## WHAT THE TASK ASKS
The reply to the records below should contain exactly the lines from the line with "fr, L, wm);" through the line with "int n = P.istate[e", and nothing besides.

[Data excerpts]
template <class Model, bool RANDOM_ACT, int HELPERS = 0, bool ROLLOUT = false>
SSD void step_env(const Params& P, const StepIO& io, int lane_global, int lane, float* lds) {
  static_assert(!ROLLOUT || RANDOM_ACT, "a multi-step launch draws its actions on the device");
  constexpr bool kOffload =
#if defined(__HIP_DEVICE_COMPILE__)
      out_offload(HELPERS, ROLLOUT);
#else
      false;
#endif
  const int e_raw = lane_global >> 1, side = lane_global & 1;
  const bool valid = e_raw < P.n;
  int e = valid ? e_raw : P.n - 1;
  const size_t np = (size_t)P.npad;
  const float m = side ? -1.f : 1.f;
  const Lds L{lds, lane};
  float ain[NH];
  load_in<!RANDOM_ACT>(P, e, RANDOM_ACT ? nullptr : io.act + (size_t)e * NJ, side, m, L, ain);

  const int nsteps = ROLLOUT ? io.nsteps : 1;
#pragma unroll 1
  for (int kstep = 0; kstep < nsteps; ++kstep) {
  SS_FUZZ(0x60u);
  if constexpr (RANDOM_ACT) {
    bool drawn = false;
    if constexpr (ROLLOUT && HELPERS > 1) {
      if (kstep > 0) {
        float a[NH];
#pragma unroll
        for (int k = 0; k < NH; ++k) a[k] = L.hs(kHandAct + k);
#pragma unroll
        for (int k = 0; k < NH; ++k) L.s(S_ACT + k) = a[k];
        drawn = true;
      }
    }
    if (!drawn) random_actions_half(P, e, side, m, (uint32_t)io.t + (uint32_t)kstep, [&](int k, float a) { L.s(S_ACT + k) = a; });
  } else {
    put_actions(L, m, ain);
  }

  const float power = P.knobs->power;
  FootReport fr;
#if defined(SS_PROFILE_PHASES) && defined(__HIP_DEVICE_COMPILE__)
  Prof prof;
#pragma unroll
  for (int i = 0; i < 16; ++i) prof.t[i] = 0;
  prof.last = (uint32_t)__builtin_amdgcn_s_memtime();
#endif
  Warm wm;
  warm_clear(wm);
  if constexpr (warm_in_lds(HELPERS)) L.s(S_WKEY) = 0.f;
#pragma unroll 1
  for (int k = 0; k < kNumSubsteps; ++k) substep<Model, HELPERS, ROLLOUT>(SS_PROF_ARG power, fr, L, wm);
  SS_FUZZ(0x61u);
  SS_PROF(12);
  SS_MEMBAR();
  SS_OPAQUE(e);
  const float* F = P.fstate + e;
  const Knobs K = *P.knobs;
  Cache c;
  load_cache(P, e, c);
  float pot_prev = F[F_POT * np], z_init = F[F_ZINIT * np];
  float ep_ret = F[F_EPRET * np], ep_lo = F[F_EPRET_LO * np], nn_dr = F[F_NNDR * np];
  int n = P.istate[e + I_N * np], count = P.istate[e + I_COUNT * np], elapsed = P.istate[e + I_ELAPSED * np];
  uint32_t ctr = (uint32_t)P.istate[e + I_RNG * np];
  SS_PROFE(1);

  float pos[3], quat[4];
  SV v0;
  get_base(L, m, pos, quat, v0);
  elapsed += 1;
  const float my_sole[3] = {fr.sole[0], m * fr.sole[1], fr.sole[2]};
  float ot_sole[3];
#pragma unroll
  for (int i = 0; i < 3; ++i) ot_sole[i] = xchg(my_sole[i]);
  const int ot_contact = xchg_i(fr.contact), ot_target = xchg_i(fr.on_target);
  float sole[2][3];
#pragma unroll
  for (int i = 0; i < 3; ++i) { sole[0][i] = side ? ot_sole[i] : my_sole[i]; sole[1][i] = side ? my_sole[i] : ot_sole[i]; }
  int flags = side ? (ot_contact | (fr.contact << 1)) : (fr.contact | (ot_contact << 1));
  const int on_target = fr.on_target | ot_target;
  SS_PROFE(2);
  float accv = 0.f, e_sum = 0.f, a2 = 0.f;
  int at_limit = 0;
  static_for<0, NH>([&](auto Kc) {
    constexpr int k = decltype(Kc)::value, jr = kHalf[k];
    constexpr float mid = 0.5f * (Model::lo[jr] + Model::hi[jr]);
    constexpr float span = Model::hi[jr] - Model::lo[jr];
    const float q = L.s(S_Q + k), qd = L.s(S_QD + k), a = L.s(S_ACT + k);
    const bool mine = (jr >= 3) || (side == 0);
    accv += q + qd;
    if (mine) {
      e_sum += fabsf(a * (0.1f * qd));
      a2 += a * a;
      if (fabsf(2.f * (q - mid) / span) > 0.99f) at_limit += 1;
    }
  });
  accv += pos[0] + pos[1] + pos[2] + quat[0] + quat[1] + quat[2] + quat[3];
#pragma unroll
  for (int i = 0; i < 3; ++i) accv += v0.w[i] + v0.v[i];
  e_sum += xchg(e_sum);
  a2 += xchg(a2);
  at_limit += xchg_i(at_limit);
  const bool finite = finite_bits(accv) && (xchg_i(finite_bits(accv) ? 1 : 0) != 0);
  SS_PROFE(3);

  float target_old[3] = {c.p[1][0], c.p[1][1], c.p[1][2]};
  float step_bonus = 0.f;
  int advanced = 0;
  float hd[3][2] = {{1.f, 0.f}, {1.f, 0.f}, {1.f, 0.f}};
  if (on_target != 0) {
    count += 1;
    if (count == 1) {
      float d0 = planar_dist(sole[0], target_old), d1 = planar_dist(sole[1], target_old);
      step_bonus = 50.f * expf(-fminf(d0, d1) / 0.25f);
    }
    if (count >= 2 && n < kNumStones - 1) {
      n += 1;
      count = 0;
      advanced = 1;
#pragma unroll
      for (int i = 0; i < 3; ++i) {
        c.p[0][i] = c.p[1][i]; c.nrm[0][i] = c.nrm[1][i];
        c.p[1][i] = c.p[2][i]; c.nrm[1][i] = c.nrm[2][i];
      }
      c.tilt[0][0] = c.tilt[1][0]; c.tilt[0][1] = c.tilt[1][1];
      c.tilt[1][0] = c.tilt[2][0]; c.tilt[1][1] = c.tilt[2][1];
      const float2 h1 = L.q2(kLdsHead + 1), h2 = L.q2(kLdsHead + 2);
      hd[0][0] = h1.x; hd[0][1] = m * h1.y;
      hd[1][0] = h2.x; hd[1][1] = m * h2.y;
      hd[2][0] = h2.x; hd[2][1] = m * h2.y;
      if (n + 1 <= kNumStones - 1) nn_dr = draw_stone(P, K, e, ctr, n + 1, c.p[2], c.nrm[2], c.tilt[2], hd[2], valid && side == 0);
      L.q2(kLdsHead + 0) = h1;
      L.q2(kLdsHead + 1) = h2;
      L.q2(kLdsHead + 2) = make_float2(hd[2][0], m * hd[2][1]);
    }
  }
  const StepScore sc = step_score(SS_PROF_ARG pos, quat, c, target_old, sole, pot_prev, advanced, n, elapsed, finite, step_bonus, e_sum, a2, at_limit);
  pot_prev = sc.pot_prev;
  const bool d = sc.d;
  const int bad = sc.bad;
  const float r = sc.r, roll = sc.roll, pitch = sc.pitch, cyaw = sc.cyaw, syaw = sc.syaw;
  ep_return_add(ep_ret, ep_lo, r);
  ss_info inf;
  inf.ep_ret = ep_ret;
  inf.ep_ret_lo = ep_lo;
  inf.ep_len = (float)elapsed;
  inf.bad_transition = bad;
  inf.steps_reached = n;
  inf.update_terrain = advanced;
  const bool do_reset = d && K.auto_reset;
  SS_PROFE(6);
  uint32_t rr[6][4];
  if (do_reset) {
    if (valid && side == 0) P.istate[e + I_PROV * np] = 0;
    flat_path(c);
#pragma unroll
    for (int sl = 0; sl < 3; ++sl) {
      hd[sl][0] = 1.f; hd[sl][1] = 0.f;
      L.q2(kLdsHead + sl) = make_float2(1.f, 0.f);
    }
    pos[0] = 0.f; pos[1] = 0.f; pos[2] = Model::stand_height + 0.01f;
    quat[0] = 1.f; quat[1] = quat[2] = quat[3] = 0.f;
#pragma unroll
    for (int i = 0; i < 3; ++i) { v0.w[i] = 0.f; v0.v[i] = 0.f; }
    {
      uint32_t c3 = ctr + (side ? 3u : 0u), mine[3][4];
#pragma unroll
      for (int b = 0; b < 3; ++b) env_block(P, e, c3, mine[b]);
#pragma unroll
      for (int b = 0; b < 3; ++b)
#pragma unroll
        for (int i = 0; i < 4; ++i) {
          const uint32_t other = xchg_u32(mine[b][i]);
          rr[b][i] = side ? other : mine[b][i];
          rr[3 + b][i] = side ? mine[b][i] : other;
        }
      ctr += 6u;
    }
    z_init = pos[2];
    nn_dr = 0.75f;
    pot_prev = -planar_dist(c.p[1], pos) / kDt;
    n = 1; count = 0; elapsed = 0; flags = 0; ep_ret = 0.f; ep_lo = 0.f;
  }
  SS_PROFE(7);
  float qt[NH], qdt[NH];
  static_for<0, NH>([&](auto Kc) {
    constexpr int k = decltype(Kc)::value, jr = kHalf[k];
    constexpr int jl = left_twin(jr);
    const float sg = mirror_sign(jr, m);
    if (do_reset) {
      qt[k] = side ? reset_angle<Model, jl>(rr) : reset_angle<Model, jr>(rr);
      qdt[k] = 0.f;
    } else {
      qt[k] = sg * L.s(S_Q + k);
      qdt[k] = sg * L.s(S_QD + k);
    }
  });
  SS_PROFE(8);
  SS_FUZZ(0x62u);
  if constexpr (ROLLOUT) {
    if (do_reset) {
      put_base(L, m, pos, quat, v0.w, v0.v);
      put_joints(L, m, qt, qdt);
    }
    if (advanced || do_reset) put_stones(L, m, c);
  }
  if constexpr (kOffload) {
    L.hs(kHandOut + 0) = r;
    L.hs(kHandOut + 1) = z_init;
    L.hs(kHandOut + 2) = side ? inf.ep_ret_lo : inf.ep_ret;
    const int bits = (d ? 1 : 0) | (inf.bad_transition << 1) | (inf.update_terrain << 2) | ((do_reset ? 1 : 0) << 3) | (flags << 4) |
                     (inf.steps_reached << 8) | ((int)inf.ep_len << 16);
    L.hs(kHandOut2 + 0) = __builtin_bit_cast(float, bits);
#pragma unroll
    for (int i = 0; i < 3; ++i) { L.hs(kHandOut + 3 + i) = c.p[1][i]; L.hs(kHandOut + 8 + i) = c.p[2][i]; }
#pragma unroll
    for (int i = 0; i < 2; ++i) { L.hs(kHandOut + 6 + i) = c.tilt[1][i]; L.hs(kHandOut + 11 + i) = c.tilt[2][i]; }
  } else {
    StepOut o;
#pragma unroll
    for (int i = 0; i < 3; ++i) o.pos[i] = pos[i];
#pragma unroll
    for (int i = 0; i < 4; ++i) o.quat[i] = quat[i];
    o.v0 = v0;
#pragma unroll
    for (int k = 0; k < NH; ++k) { o.qt[k] = qt[k]; o.qdt[k] = qdt[k]; }
    o.r = r; o.z_init = z_init; o.roll = roll; o.pitch = pitch; o.cyaw = cyaw; o.syaw = syaw;
    o.d = d ? 1 : 0; o.flags = flags; o.do_reset = do_reset ? 1 : 0;
#pragma unroll
    for (int i = 0; i < 3; ++i) { o.tgt[0][i] = c.p[1][i]; o.tgt[1][i] = c.p[2][i]; }
#pragma unroll
    for (int i = 0; i < 2; ++i) { o.tgt[0][3 + i] = c.tilt[1][i]; o.tgt[1][3 + i] = c.tilt[2][i]; }
    o.inf = inf;
    emit_outputs<Model, ROLLOUT>(P, io, o, e, side, valid, lane, lane_global, kstep, lds);
  }
  if (valid && side == 0) {
  SS_PROFE(9);
    float* Fo = P.fstate + e;
    if (advanced || do_reset) {
      store_cache(P, e, c);
      store_headings(P, e, hd);
    }
    Fo[F_POT * np] = pot_prev;
    Fo[F_ZINIT * np] = z_init;
    Fo[F_EPRET * np] = ep_ret;
    Fo[F_EPRET_LO * np] = ep_lo;
    Fo[F_NNDR * np] = nn_dr;
    P.istate[e + I_N * np] = n;
    P.istate[e + I_COUNT * np] = count;
    P.istate[e + I_ELAPSED * np] = elapsed;
    P.istate[e + I_RNG * np] = (int)ctr;
    P.istate[e + I_FLAGS * np] = flags;
  }
  SS_MEMBAR();
#if defined(SS_PROFILE_PHASES) && defined(__HIP_DEVICE_COMPILE__)
  SS_PROFE(10);
  SS_PROF(13);
  if (lane == 0 && P.prof)
    for (int i = 0; i < 16; ++i) atomicAdd(P.prof + i, (unsigned long long)prof.t[i]);
#endif
  }
#if defined(__HIP_DEVICE_COMPILE__)
  if constexpr (out_offload(HELPERS, ROLLOUT)) __syncthreads();
#endif
}

#ifndef SS_HOST_HARNESS
template <class Model, bool RANDOM_ACT>
__global__ __launch_bounds__(kWave, 1) void step_kernel(Params P, StepIO io) {
  __shared__ float4 lds4[kLdsSlots * kWave];
  step_env<Model, RANDOM_ACT>(P, io, blockIdx.x * kWave + threadIdx.x, threadIdx.x, reinterpret_cast<float*>(lds4));
}
template <class Model, bool RANDOM_ACT, int HELPERS>
__global__ __launch_bounds__(kWave * (1 + HELPERS), 1) void step_kernel_helped(Params P, StepIO io) {
  __shared__ float4 lds4[(kLdsSlots + hand_slots(HELPERS)) * kWave];
  const int wave = __builtin_amdgcn_readfirstlane(threadIdx.x >> 6), lane = threadIdx.x & (kWave - 1);
  float* lds = reinterpret_cast<float*>(lds4);
  SS_FUZZ(0x70u + wave);
  if (wave == 0) {
    step_env<Model, RANDOM_ACT, HELPERS>(P, io, blockIdx.x * kWave + lane, lane, lds);
  } else {
    const Lds L{lds, lane};
#pragma unroll 1
    for (int k = 0; k < kNumSubsteps; ++k) helper_substep<Model, HELPERS, 6>(wave - 1, L, [](int) {});
  }
}
template <class Model>
__global__ __launch_bounds__(kWave, 1) void rollout_kernel(Params P, StepIO io) {
  __shared__ float4 lds4[kLdsSlots * kWave];
  step_env<Model, true, 0, true>(P, io, blockIdx.x * kWave + threadIdx.x, threadIdx.x, reinterpret_cast<float*>(lds4));
}
template <class Model, int HELPERS>
__global__ __launch_bounds__(kWave * (1 + HELPERS), 1) void rollout_kernel_helped(Params P, StepIO io) {
  __shared__ float4 lds4[(kLdsSlots + hand_slots(HELPERS)) * kWave];
  const int wave = __builtin_amdgcn_readfirstlane(threadIdx.x >> 6), lane = threadIdx.x & (kWave - 1);
  float* lds = reinterpret_cast<float*>(lds4);
  SS_FUZZ(0x70u + wave);
  if (wave == 0) {
    step_env<Model, true, HELPERS, true>(P, io, blockIdx.x * kWave + lane, lane, lds);
  } else {
    const Lds L{lds, lane};
    const int lane_global = blockIdx.x * kWave + lane, side = lane_global & 1;
    const int e = min(lane_global >> 1, P.n - 1);
    const float m = side ? -1.f : 1.f;
#pragma unroll 1
    for (int kstep = 0; kstep < io.nsteps; ++kstep)
#pragma unroll 1
      for (int k = 0; k < kNumSubsteps; ++k)
        helper_substep<Model, HELPERS, 4>(wave - 1, L, [&](int helper) {
          if (k != 0) return;
          SS_FUZZ(0x80u + helper);
          constexpr int kActHelper = 1, kEmitHelper = HELPERS - 1;
          if (HELPERS > 1 && helper == kActHelper && kstep + 1 < io.nsteps)
            random_actions_half(P, e, side, m, (uint32_t)io.t + (uint32_t)kstep + 1u, [&](int j, float a) { L.hs(kHandAct + j) = a; });
          if (out_offload(HELPERS, true) && helper == kEmitHelper && kstep > 0) emit_from_handoff<Model, true>(P, io, L, lane, lane_global, kstep - 1, lds);
        });
    if constexpr (out_offload(HELPERS, true)) {
      __syncthreads();
      SS_FUZZ(0x90u + wave);
      if (wave == 2) emit_from_handoff<Model, true>(P, io, L, lane, lane_global, io.nsteps - 1, lds);
    }
  }
}

template <class Model>
SSD void reset_env(const Params& P, int e, float* obs_row) {
  const size_t np = (size_t)P.npad;
  Dyn s;
  Cache c;
  uint32_t ctr = (uint32_t)P.istate[e + I_RNG * np];
  float pot, z_init, nn_dr;
  env_reset<Model>(P, e, s, c, ctr, pot, z_init, nn_dr);
  store_dyn(P, e, s);
  store_cache(P, e, c);
  const float straight[3][2] = {{1.f, 0.f}, {1.f, 0.f}, {1.f, 0.f}};
  store_headings(P, e, straight);
  P.fstate[e + F_POT * np] = pot;
  P.fstate[e + F_ZINIT * np] = z_init;
  P.fstate[e + F_EPRET * np] = 0.f;
  P.fstate[e + F_EPRET_LO * np] = 0.f;
  P.fstate[e + F_NNDR * np] = nn_dr;
  P.istate[e + I_N * np] = 1;
  P.istate[e + I_COUNT * np] = 0;
  P.istate[e + I_ELAPSED * np] = 0;
  P.istate[e + I_RNG * np] = (int)ctr;
  P.istate[e + I_FLAGS * np] = 0;
  if (obs_row) {
    float o[SS_OBS_DIM];
    write_obs<Model>(s, z_init, 0, c, o);
#pragma unroll
    for (int i = 0; i < SS_OBS_DIM; ++i) obs_row[i] = o[i];
  }
}

template <class Model>
__global__ __launch_bounds__(kWave) void reset_kernel(Params P, float* obs) {
  const int e = blockIdx.x * kWave + threadIdx.x;
  if (e >= P.n) return;
  reset_env<Model>(P, e, obs ? obs + (size_t)e * SS_OBS_DIM : nullptr);
}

## FINISHED TASK
  for (int k = 0; k < kNumSubsteps; ++k) substep<Model, HELPERS, ROLLOUT>(SS_PROF_ARG power, fr, L, wm);
  SS_FUZZ(0x61u);
  SS_PROF(12);
  SS_MEMBAR();
  SS_OPAQUE(e);
  const float* F = P.fstate + e;
  const Knobs K = *P.knobs;
  Cache c;
  load_cache(P, e, c);
  float pot_prev = F[F_POT * np], z_init = F[F_ZINIT * np];
  float ep_ret = F[F_EPRET * np], ep_lo = F[F_EPRET_LO * np], nn_dr = F[F_NNDR * np];
  int n = P.istate[e + I_N * np], count = P.istate[e + I_COUNT * np], elapsed = P.istate[e + I_ELAPSED * np];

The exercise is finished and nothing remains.